### Directions
Count the lines below that carry the word "stop". Answer with that number alone.
Segment Open
# knights-lab/UTree

Measured on NVIDIA B200. Metric: reads/sec (150bp, L2-scale CTR, RC); k-mer lookups/sec in lookups_per_s, higher is better.
Workload: dtype u64

## Files before the change

### utree_b200/csrc/kernels.cu

```cuda
#include <cuda_runtime.h>
#include <stdint.h>
#include <stdio.h>
#include <stdlib.h>
#include <string.h>
#include "utb_internal.h"

#define SUFMASK 0xFFFFFFFFFFull
#define HIT_MISS 0xFFFFFFFFu
#define HIT_NOWIN 0xFFFFFFFEu

#define CK(call)                                                                 \
    do {                                                                         \
        cudaError_t e_ = (call);                                                 \
        if (e_ != cudaSuccess) {                                                 \
            utb_set_error("CUDA error %s at %s:%d (%s)", cudaGetErrorName(e_),   \
                          __FILE__, __LINE__, cudaGetErrorString(e_));           \
            return UTB_ERR_CUDA;                                                 \
        }                                                                        \
    } while (0)

struct DevDB {
    const uint32_t *binix32;
    const uint64_t *binix64;
    const uint8_t *recs;
// ... 354 lines not shown
    if ((uint32_t)p == db.quirk_bin) ++a;
    for (uint64_t i = a + gl; i < b; i += G) {
        const uint64_t word = (p << 40) | load_suffix(db.recs, i * db.sz);
        const uint64_t rc = revcomp_word(word);
        uint32_t *blk = sieve + 2ull * sv_index(db, sv_minimizer(word, rc), sv_block((uint32_t)(word >> 32), (uint32_t)(rc >> 32)));
        const uint2 m = sv_masks((uint32_t)(word >> 32), (uint32_t)word);
        atomicOr(blk + 0, m.x); atomicOr(blk + 1, m.y);
    }
}

#define COUNTER_SLOTS 1024
template <int NSTR, bool TABLE>
__global__ void __launch_bounds__(256, 6)
lookup_kernel(DevDB db, const uint64_t *__restrict__ pk, const uint32_t *__restrict__ bad,
              uint32_t n_pos, const uint32_t *__restrict__ n_groups_dev, uint32_t *__restrict__ hits, unsigned long long *__restrict__ counters) {
    if (n_groups_dev) n_pos = *n_groups_dev * 32u;
    const uint64_t slot = (uint64_t)blockIdx.x * blockDim.x + threadIdx.x;
    const uint32_t pos = (uint32_t)(NSTR == 2 ? slot >> 1 : slot);
    uint64_t w = 0;
    const bool valid = pos < n_pos && window_at(pk, bad, pos, w);
    uint32_t r = HIT_NOWIN, ns = 0;
    if (valid) {
        if (NSTR == 2 && (slot & 1)) w = revcomp_word(w);
        if (TABLE) r = kt_lookup(db, w, &ns);
        else {
            Probe q[1];
            probe_begin(db, w, q[0]);
            probe_run<1>(db, q);
            r = probe_end(db, q[0]);
        }
    }
    if (pos < n_pos) hits[slot] = r;
    const uint32_t nv = __popc(__ballot_sync(0xFFFFFFFFu, valid));
    const uint32_t nh = __popc(__ballot_sync(0xFFFFFFFFu, r < HIT_NOWIN));
    for (int o = 16; o; o >>= 1) ns += __shfl_xor_sync(0xFFFFFFFFu, ns, o);
    if ((threadIdx.x & 31u) == 0) {
        const uint32_t c = blockIdx.x & (COUNTER_SLOTS - 1);
        if (nv) atomicAdd(counters + c, (unsigned long long)nv);
        if (nh) atomicAdd(counters + COUNTER_SLOTS + c, (unsigned long long)nh);
        if (ns) atomicAdd(counters + 3 * COUNTER_SLOTS + c, (unsigned long long)ns);
    }
}

#define Q_CHUNK 128u
#define Q_INVALID 0xFFFFFFFFu
struct WarpQueue {
    uint64_t base;
    uint32_t used;
    bool have;
};
__device__ __forceinline__ void wq_init(WarpQueue &q) { q.base = 0; q.used = Q_CHUNK; q.have = false; }
__device__ __forceinline__ void wq_retire(const WarpQueue &q, uint32_t lane, uint32_t *__restrict__ q_slots) {
    if (q.have) for (uint32_t j = q.used + lane; j < Q_CHUNK; j += 32) q_slots[q.base + j] = Q_INVALID;
}
__device__ __forceinline__ void wq_reserve(WarpQueue &q, uint32_t c, uint32_t lane, uint32_t *__restrict__ q_slots,
                                           unsigned long long *__restrict__ q_count, uint64_t q_cap) {
    if (q.used + c <= Q_CHUNK) return;
    wq_retire(q, lane, q_slots);
    unsigned long long nb = 0;
    if (lane == 0) nb = atomicAdd(q_count, (unsigned long long)Q_CHUNK);
    q.base = __shfl_sync(0xFFFFFFFFu, nb, 0);
    q.used = 0;
    q.have = q.base + Q_CHUNK <= q_cap;
}
struct HitSink {
    uint32_t *hits;
    uint32_t *hitmap;
    const uint32_t *rid, *grp_off;
    uint32_t *cnt;
    uint32_t sh;
};
__device__ __forceinline__ void sink_put(const HitSink &k, uint32_t slot, uint32_t r) {
    if (k.cnt) {
        const uint32_t rd = __ldg(k.rid + (slot >> k.sh));
        k.hits[((uint64_t)__ldg(k.grp_off + rd) << k.sh) + atomicAdd(k.cnt + rd, 1u)] = r;
    } else { k.hits[slot] = r; atomicOr(k.hitmap + (slot >> 5), 1u << (slot & 31u)); }
}
__device__ __noinline__ uint32_t resolve_inline(const DevDB &db, uint64_t w, uint32_t slot, const HitSink &sink) {
    const uint32_t r = kt_lookup(db, w);
    if (r == HIT_MISS) return 0;
    sink_put(sink, slot, r);
    return 1;
}
template <int NSTR>
__device__ __forceinline__ uint32_t emit_survivors(const DevDB &db, WarpQueue &wq, uint32_t lane, bool passF, bool passR, uint64_t w, uint64_t rc,
                                                   uint32_t pos, uint64_t *__restrict__ q_words, uint32_t *__restrict__ q_slots,
                                                   unsigned long long *__restrict__ q_count, uint64_t q_cap, const HitSink &sink) {
    const uint32_t bF = __ballot_sync(0xFFFFFFFFu, passF);
    const uint32_t bR = NSTR == 2 ? __ballot_sync(0xFFFFFFFFu, passR) : 0u;
    const uint32_t cF = __popc(bF), c = cF + __popc(bR);
    uint32_t nh = 0;
    if (!c) return 0;
    wq_reserve(wq, c, lane, q_slots, q_count, q_cap);
    const uint32_t lt = (1u << lane) - 1u;
    if (wq.have) {
        const uint64_t at = wq.base + wq.used;
        if (passF) { const uint64_t i = at + __popc(bF & lt); q_words[i] = w; q_slots[i] = pos * NSTR; }
        if (passR) { const uint64_t i = at + cF + __popc(bR & lt); q_words[i] = rc; q_slots[i] = pos * NSTR + 1u; }
    } else {
        if (passF) nh += resolve_inline(db, w, pos * NSTR, sink);
        if (passR) nh += resolve_inline(db, rc, pos * NSTR + 1u, sink);
    }
    wq.used += c;
    return nh;
}

#define SV_DEAD 0xFFFFFFFFu
struct SvStep { uint32_t wh, wl, rh, rl, h, blk; };
struct SvWords { uint64_t hi, lo, rhi, rlo; uint32_t bh, bl; };
__device__ __forceinline__ void sv_step(const SvWords &g, bool upper, uint32_t r2, uint32_t lane, SvStep &s) {
    const uint32_t b0 = (uint32_t)(g.hi >> 32), b1 = (uint32_t)g.hi, b2 = (uint32_t)(g.lo >> 32), b3 = (uint32_t)g.lo;
    const uint32_t x0 = upper ? b1 : b0, x1 = upper ? b2 : b1, x2 = upper ? b3 : b2;
    s.wh = __funnelshift_l(x1, x0, r2); s.wl = __funnelshift_l(x2, x1, r2);
    const uint32_t a0 = (uint32_t)(g.rlo >> 32), a1 = (uint32_t)g.rlo, a2 = (uint32_t)(g.rhi >> 32), a3 = (uint32_t)g.rhi;
    const uint32_t z0 = upper ? a2 : a3, z1 = upper ? a1 : a2, z2 = upper ? a0 : a1;
    s.rl = __funnelshift_r(z0, z1, r2); s.rh = __funnelshift_r(z1, z2, r2);
    s.h = sv_mhash(s.wh, s.rl);
    s.blk = __funnelshift_r(g.bh, g.bl, lane) == 0u ? sv_block(s.wh, s.rh) : SV_DEAD;
}
template <int D, int SV_U>
__device__ __forceinline__ void sv_shifted(const uint32_t (&x)[SV_U + 1], uint32_t (&y)[SV_U + 1], uint32_t lane) {
    uint32_t rot[SV_U + 1];
#pragma unroll
    for (int u = 0; u <= SV_U; ++u) rot[u] = __shfl_sync(0xFFFFFFFFu, x[u], (lane + D) & 31u);
    const bool same = lane + D < 32u;
#pragma unroll
    for (int u = 0; u < SV_U; ++u) y[u] = same ? rot[u] : rot[u + 1];
    y[SV_U] = rot[SV_U];
}
__device__ __forceinline__ void sv_prefetch(const void *p) { asm volatile("prefetch.global.L1 [%0];" ::"l"(p)); }
template <int NSTR, int SV_U, int SV_MINB>
__global__ void __launch_bounds__(256, SV_MINB)
sieve_kernel(DevDB db, const uint64_t *__restrict__ pk, const uint32_t *__restrict__ bad, const uint64_t *__restrict__ pkr, uint32_t n_pos,
             const uint32_t *__restrict__ n_groups_dev, unsigned long long *__restrict__ counters,
             uint64_t *__restrict__ q_words, uint32_t *__restrict__ q_slots, unsigned long long *__restrict__ q_count,
             uint64_t q_cap, const HitSink sink) {
    if (n_groups_dev) n_pos = *n_groups_dev * 32u;
    const uint32_t lane = threadIdx.x & 31u;
    const bool upper = lane >= 16u;
    const uint32_t r2 = 2u * (lane & 15u);
    const uint32_t n_steps = n_pos >> 5;
    const uint32_t n_warps = gridDim.x * (blockDim.x >> 5), wid = blockIdx.x * (blockDim.x >> 5) + (threadIdx.x >> 5);
    uint32_t per = (n_steps + n_warps - 1) / n_warps;
    per = (per + SV_U - 1) / SV_U * SV_U;
    const uint64_t s0 = (uint64_t)wid * per;
    const uint32_t s1 = s0 + per < n_steps ? (uint32_t)(s0 + per) : n_steps;
    const uint2 *__restrict__ sieve = db.sieve;
    const uint32_t n_lines = db.sv_lines;
    WarpQueue wq;
    wq_init(wq);
    uint32_t nv = 0, nh = 0;
    if (s0 < s1) {
        SvStep st[SV_U + 1];
        SvWords g;
        g.hi = __ldg(pk + s0); g.rhi = __ldg(pkr + s0); g.bh = __ldg(bad + s0);
        g.lo = __ldg(pk + s0 + 1); g.rlo = __ldg(pkr + s0 + 1); g.bl = __ldg(bad + s0 + 1);
        sv_step(g, upper, r2, lane, st[0]);
        for (uint32_t s = (uint32_t)s0; s < s1; s += SV_U) {
            {
                const uint32_t pf = s + 32u < n_steps ? s + 32u : n_steps;
                sv_prefetch(pk + pf); sv_prefetch(pkr + pf); sv_prefetch(bad + pf);
            }
#pragma unroll
            for (int u = 1; u <= SV_U; ++u) {
                g.hi = g.lo; g.rhi = g.rlo; g.bh = g.bl;
                g.lo = __ldg(pk + s + u + 1); g.rlo = __ldg(pkr + s + u + 1); g.bl = __ldg(bad + s + u + 1);
                sv_step(g, upper, r2, lane, st[u]);
            }
            uint32_t x[SV_U + 1], y1[SV_U + 1], y2[SV_U + 1];
#pragma unroll
            for (int u = 0; u <= SV_U; ++u) x[u] = st[u].h;
            sv_shifted<1, SV_U>(x, y1, lane); sv_shifted<2, SV_U>(x, y2, lane);
#pragma unroll
            for (int u = 0; u <= SV_U; ++u) x[u] = __vimin3_u32(x[u], y1[u], y2[u]);
            sv_shifted<3, SV_U>(x, y1, lane); sv_shifted<6, SV_U>(x, y2, lane);
#pragma unroll
            for (int u = 0; u <= SV_U; ++u) x[u] = __vimin3_u32(x[u], y1[u], y2[u]);
            sv_shifted<8, SV_U>(x, y1, lane);
#pragma unroll
            for (int u = 0; u < SV_U; ++u) x[u] = x[u] < y1[u] ? x[u] : y1[u];
            uint2 v[SV_U];
#pragma unroll
            for (int u = 0; u < SV_U; ++u) {
                v[u] = make_uint2(0, 0);
                if (st[u].blk != SV_DEAD) v[u] = __ldg(sieve + ((sv_line(x[u], n_lines) << 4) | st[u].blk));
            }
#pragma unroll
            for (int u = 0; u < SV_U; ++u) {
                const bool live = st[u].blk != SV_DEAD;
                if (__any_sync(0xFFFFFFFFu, live)) {
                    const bool tF = sv_test(v[u], st[u].wh, st[u].wl), tR = NSTR == 2 && sv_test(v[u], st[u].rh, st[u].rl);
                    nh += emit_survivors<NSTR>(db, wq, lane, live & tF, live & tR, ((uint64_t)st[u].wh << 32) | st[u].wl, ((uint64_t)st[u].rh << 32) | st[u].rl,
                                               (s + u) * 32u + lane, q_words, q_slots, q_count, q_cap, sink);
                    nv += live ? NSTR : 0;
                }
            }
            st[0] = st[SV_U];
        }
    }
    wq_retire(wq, lane, q_slots);
    for (int o = 16; o; o >>= 1) { nv += __shfl_xor_sync(0xFFFFFFFFu, nv, o); nh += __shfl_xor_sync(0xFFFFFFFFu, nh, o); }
    if (lane == 0) {
        const uint32_t cs = (blockIdx.x * 8 + (threadIdx.x >> 5)) & (COUNTER_SLOTS - 1);
        if (nv) atomicAdd(counters + cs, (unsigned long long)nv);
        if (nh) atomicAdd(counters + COUNTER_SLOTS + cs, (unsigned long long)nh);
    }
}

template <bool LISTS>
__global__ void __launch_bounds__(256, 6)
queue_lookup_kernel(DevDB db, const uint64_t *__restrict__ q_words, const uint32_t *__restrict__ q_slots,
                    const unsigned long long *__restrict__ q_count, uint64_t q_cap,
                    const HitSink sink, unsigned long long *__restrict__ counters) {
    const uint64_t n = *q_count < q_cap ? *q_count : q_cap;
    const uint64_t stride = (uint64_t)gridDim.x * blockDim.x;
    const uint32_t lane = threadIdx.x & 31u;
    uint32_t nh = 0, nsect = 0;
    for (uint64_t i = (uint64_t)blockIdx.x * blockDim.x + threadIdx.x; i < n; i += stride) {
        const uint32_t slot = q_slots[i];
        uint32_t r = HIT_MISS;
        if (slot != Q_INVALID) {
            uint32_t sc;
            r = kt_lookup(db, q_words[i], &sc);
            nsect += sc;
        }
        const bool hit = r != HIT_MISS;
        nh += hit;
        if (!LISTS) {
            if (hit) { sink.hits[slot] = r; atomicOr(sink.hitmap + (slot >> 5), 1u << (slot & 31u)); }
            continue;
        }
        if (!__any_sync(0xFFFFFFFFu, hit)) continue;
        const uint32_t rd = hit ? __ldg(sink.rid + (slot >> sink.sh)) : 0xFFFFFFFFu;
        const uint32_t peers = __match_any_sync(0xFFFFFFFFu, rd);
        const uint32_t leader = (uint32_t)__ffs(peers) - 1u;
        uint32_t base = 0;
        if (hit && lane == leader) base = atomicAdd(sink.cnt + rd, (uint32_t)__popc(peers));
        base = __shfl_sync(0xFFFFFFFFu, base, leader);
        if (hit) sink.hits[((uint64_t)__ldg(sink.grp_off + rd) << sink.sh) + base + __popc(peers & ((1u << lane) - 1u))] = r;
    }
    for (int o = 16; o; o >>= 1) { nh += __shfl_xor_sync(0xFFFFFFFFu, nh, o); nsect += __shfl_xor_sync(0xFFFFFFFFu, nsect, o); }
    if (lane == 0) {
        const uint32_t c = blockIdx.x & (COUNTER_SLOTS - 1);
        if (nh) atomicAdd(counters + COUNTER_SLOTS + c, (unsigned long long)nh);
        if (nsect) atomicAdd(counters + 3 * COUNTER_SLOTS + c, (unsigned long long)nsect);
    }
}

template <bool TABLE>
__global__ void lookup_words_kernel(DevDB db, const uint64_t *__restrict__ words, uint64_t n, uint32_t *__restrict__ ix) {
    uint64_t i = (uint64_t)blockIdx.x * blockDim.x + threadIdx.x;
    if (i >= n) return;
    if (TABLE) {
        if (db.sieve && !sv_maybe(db, words[i])) { ix[i] = HIT_MISS; return; }
        ix[i] = kt_lookup(db, words[i]);
        return;
    }
    Probe q[1];
    probe_begin(db, words[i], q[0]);
    probe_run<1>(db, q);
    ix[i] = probe_end(db, q[0]);
}


__global__ void expand_windows_kernel(const uint64_t *__restrict__ pk, const uint32_t *__restrict__ bad, uint32_t n_pos,
                                      uint64_t *__restrict__ fwd, uint64_t *__restrict__ rc, uint8_t *__restrict__ valid) {
    uint32_t pos = blockIdx.x * blockDim.x + threadIdx.x;
    if (pos >= n_pos) return;
    uint64_t w;
    bool ok = window_at(pk, bad, pos, w);
    fwd[pos] = ok ? w : 0;
    rc[pos] = ok ? revcomp_word(w) : 0;
    valid[pos] = ok;
}

__device__ __forceinline__ uint32_t cutoff_of(uint32_t x) {
    uint32_t c = x - x / 4u;
    c += ((x >> 1) >= c);
    return c;
}

__device__ __forceinline__ unsigned long long nz_bytes(unsigned long long v) {
    return (((v & 0x7F7F7F7F7F7F7F7Full) + 0x7F7F7F7F7F7F7F7Full) | v) & 0x8080808080808080ull;
}
__device__ __forceinline__ uint32_t scan_token(const char *s1, const char *s2, uint32_t t, char &a, char &b) {
    uint32_t tb = t & ~7u;
    unsigned long long keep = ~0ull << (8u * (t & 7u));
    for (;;) {
        const unsigned long long x1 = *reinterpret_cast<const unsigned long long *>(s1 + tb);
        const unsigned long long x2 = *reinterpret_cast<const unsigned long long *>(s2 + tb);
        const unsigned long long stop = ((nz_bytes(x1) & nz_bytes(x1 ^ 0x3B3B3B3B3B3B3B3Bull)) ^ 0x8080808080808080ull | nz_bytes(x1 ^ x2)) & keep;
        if (stop) {
            const uint32_t k = ((uint32_t)__ffsll((long long)stop) - 1u) >> 3;
            a = (char)(x1 >> (8u * k)); b = (char)(x2 >> (8u * k));
            return tb + k;
        }
        tb += 8u; keep = ~0ull;
    }
}

__device__ void walk_warp(const DevDB &db, const uint32_t *T_lab, const uint32_t *T_cnt,
                          uint32_t uix, uint32_t n, utb_result *out) {
    const uint32_t lane = threadIdx.x & 31u;
    const uint32_t EMPTY = 0xFFFFFFFFu;
    uint32_t cutoff = cutoff_of(n), st = 0, ed = uix, dv = EMPTY, orun = n, sl = 0, ol = 0;
    for (;;) {
        uint32_t run = T_cnt[st], td = dv;
        for (uint32_t z = st + 1; z < ed; ++z) {
            const char *s1 = db.blob + __ldg(db.off + T_lab[z - 1]);
            const char *s2 = db.blob + __ldg(db.off + T_lab[z]);
            if (!s1[dv + (dv == EMPTY)]) {
                run = T_cnt[z]; st = z;
                orun -= T_cnt[z - 1];
                cutoff = cutoff_of(orun);
                continue;
            }
            uint32_t t0 = dv + 1u;
            char a, b;
            for (;;) {
                char ca = s1[t0 + lane], cb = s2[t0 + lane];
                uint32_t m = __ballot_sync(0xFFFFFFFFu, ca == 0 || ca != cb || ca == ';');
                if (m) {
// ... 1249 lines not shown
    db->d.rank = (const uint32_t *)db->rank; db->d.by_rank = (const uint32_t *)db->by_rank;
    db->d.ktab = (const uint64_t *)db->ktab; db->d.sieve = (const uint2 *)db->sieve;
    if (db->l2_window && cudaDeviceSetLimit(cudaLimitPersistingL2CacheSize, db->l2_window_bytes) != cudaSuccess) { cudaGetLastError(); db->l2_window = 0; }
    *out = db;
    return UTB_OK;
}
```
Segment Closed
### Expected output
3